# Rearrangements of the harmonic series

Trying to understand how rearrangements work. A very common example of rearrangements seems to be the alternating harmonic series,

$$\sum _{n=1}^{\infty} \frac {(-1)^{n+1}}{n}$$

Plugging in values of $n$ gives,

$$1-\frac{1}{2}+\frac {1}{3}-....$$ and so on. How can I rearrange this sum so that the first $10$ sum to $0$.

It seems that I must alter it in some way grouping together positive and negative terms so that the first 10 terms sum to 0.
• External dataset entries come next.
@@ -828,22 +854,30 @@
   const unsigned long long t0_wall = clk ? (unsigned long long)wall_clock64() : 0ull, t0_core = clk ? (unsigned long long)clock64() : 0ull;
   if (clk && threadIdx.x == 0) atomicMax(slot, ~t0_wall);
   const uint32_t gid = blockIdx.x * 256u + threadIdx.x;
-  if (gid >= (order ? *num_segments : ids)) return;
-  const uint32_t sgm = order ? order[gid] : gid;
-  const uint32_t g = seg_bucket[sgm];
-  if (g == TE_SEG_INVALID) return;
+  te_seg::fields f;
+  if (seg_rec) {
+    const uint4 r = seg_rec[gid];
+    if (gid >= *num_segments) return;
+    f = te_seg::unpack(te_seg::record{{r.x, r.y, r.z, r.w}});
+  } else {
+    if (gid >= ids) return;
+    const uint32_t gb = seg_bucket[gid];
+    if (gb == TE_SEG_INVALID) return;
+    f = te_seg::unpack(te_seg::from_tables(gid, gb, seg_lenv[gid], seg_base[gb], bucket_start[gb], bucket_count[gb], seg_len));
+  }
+  const uint32_t g = f.g, sgm = f.sgm, cnt = f.cnt;
   const uint32_t k = g >> logB;
   recs += (size_t)slabs.s[k / win_per_msm] * n;
-  const uint32_t part = sgm - seg_base[g];
-  const uint32_t cnt = seg_lenv[sgm];
-  const uint32_t* lst = sorted + (size_t)k * n + bucket_start[g] + part * seg_len;
-  ete_t<N> acc = (onto && part == 0u) ? load_ete<N>(buckets + g) : ete_identity_t<N>();
+  const uint64_t lst_word = (uint64_t)k * n + f.row_off;
+  const bool continues = onto && f.first;
+  ete_t<N> acc = continues ? load_ete<N>(buckets + g) : ete_identity_t<N>();
+  const uint32_t* lst = sorted + lst_word;
   if (cnt) {
     const uint32_t last = cnt - 1u;
     uint32_t j0 = 0;
     uint32_t e = lst[0], e_n = lst[min(1u, last)];
     P cur = RT::load(recs, e);
-    if (!(onto && part == 0u)) {
+    if (!continues) {
       const P first = pnt_cneg(cur, (e >> 31) != 0u);
       e = e_n; e_n = lst[min(2u, last)];
       cur = RT::load(recs, e);
@@ -872,8 +906,7 @@
       cur = nxt; e_n = e_nn;
     }
   }
-  const bool whole = bucket_count[g] <= seg_len;
-  store_ete<N>(whole ? buckets + g : seg_out + sgm, acc);
+  store_ete<N>(f.whole ? buckets + g : seg_out + sgm, acc);
   if (clk && (uint32_t)__lane_id() == (uint32_t)__ffsll((long long)__ballot(1)) - 1u) {
     const unsigned long long t1_wall = (unsigned long long)wall_clock64(), t1_core = (unsigned long long)clock64();
     atomicMax(slot + TE_CLK_SLOTS, t1_wall);
diff --git a/webgpu-msm-twisted-edwards_amd/csrc/seg_record.hpp b/webgpu-msm-twisted-edwards_amd/csrc/seg_record.hpp
--- /dev/null
+++ b/webgpu-msm-twisted-edwards_amd/csrc/seg_record.hpp
@@ -0,0 +1,36 @@
+#pragma once
+
+#include <stdint.h>
+
+#ifndef TE_HD
+#if defined(__HIPCC__)
+#include <hip/hip_runtime.h>
+#define TE_HD __host__ __device__ __forceinline__
+#else
+#define TE_HD inline
+#endif
+#endif
+
+namespace te_seg {
+
+struct record { uint32_t w[4]; };
+struct fields { uint32_t row_off, cnt, g, sgm; bool first, whole; };
+
+constexpr uint32_t kCntMask = (1u << 30) - 1u, kFirstBit = 1u << 30, kWholeBit = 1u << 31;
+
+TE_HD record pack(const fields& f) {
+  record r;
+  r.w[0] = f.row_off; r.w[1] = (f.cnt & kCntMask) | (f.first ? kFirstBit : 0u) | (f.whole ? kWholeBit : 0u); r.w[2] = f.g; r.w[3] = f.sgm;
+  return r;
+}
+TE_HD fields unpack(const record& r) {
+  fields f;
+  f.row_off = r.w[0]; f.cnt = r.w[1] & kCntMask; f.first = (r.w[1] & kFirstBit) != 0u; f.whole = (r.w[1] & kWholeBit) != 0u; f.g = r.w[2]; f.sgm = r.w[3];
+  return f;
+}
+TE_HD record from_tables(uint32_t sgm, uint32_t g, uint32_t len, uint32_t seg_base_g, uint32_t bucket_start_g, uint32_t bucket_count_g, uint32_t seg_len) {
+  const uint32_t part = sgm - seg_base_g;
+  return pack(fields{bucket_start_g + part * seg_len, len, g, sgm, part == 0u, bucket_count_g <= seg_len});
+}
+
+}
diff --git a/webgpu-msm-twisted-edwards_amd/csrc/te_msm.hip b/webgpu-msm-twisted-edwards_amd/csrc/te_msm.hip
--- a/webgpu-msm-twisted-edwards_amd/csrc/te_msm.hip
+++ b/webgpu-msm-twisted-edwards_amd/csrc/te_msm.hip
@@ -74,6 +74,7 @@
   uint32_t *d_bucket_count = nullptr, *d_bucket_start = nullptr, *d_bucket_cursor = nullptr, *d_sorted = nullptr;
   uint32_t *d_seg_base = nullptr, *d_seg_bucket = nullptr, *d_seg_lenv = nullptr, *d_order = nullptr;
   uint32_t *d_split_list = nullptr, *d_chunk_list = nullptr;
+  uint4* d_seg_rec = nullptr;
   uint8_t *d_seg_out = nullptr, *d_buckets = nullptr, *d_red[4] = {};
   uint32_t *d_zero = nullptr; size_t zero_words = 0;
   size_t zero_clean_words = 0;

• This video may be instructive . Anyway, there is no trivial reason to conclude that such an arrangment exists. You can arrange the summand in order to get that the infinite series is $0$, but this does not mean that you can find some arrangement where the first 10 terms add up to $0$. – Crostul Feb 2 '17 at 21:42

Playing around with Egyptian fractions yields $$\frac 1{15}+\frac 1{17}+\frac 1{19}+\frac 1{21}+\frac 1{25}-\left(\frac 14 + \frac 1{64} + \frac 1{8634} + \frac 1{679007792} + \frac 1{662761647866270400}\right)=0$$
This is a classic example of a conditional convergent series. So when you unravel the terms by positives and negatives, we essentially get two separate divergent (!) series. One diverges to infinity and the other to minus infinity. So by choosing the terms not alternating, but by "choice", you can make the series converge to any sum you want. In your question you are at bit "ambiguous" by saying that you want the first $10$ terms sum to zero. Obviously it will never exactly be equal to zero (Crostul's comment!). But you can start of with $1$ and then pick $-1/2$ and then pick $-1/4$, then pick $-1/6$, then pick $-1/8$ so that you have dipped below $0$. Now pick $1/3$ which makes your partial sum go above $0$. Then pick $-1/10$ etc. When continuing in this fashion, you can get as close to $0$ as you wish...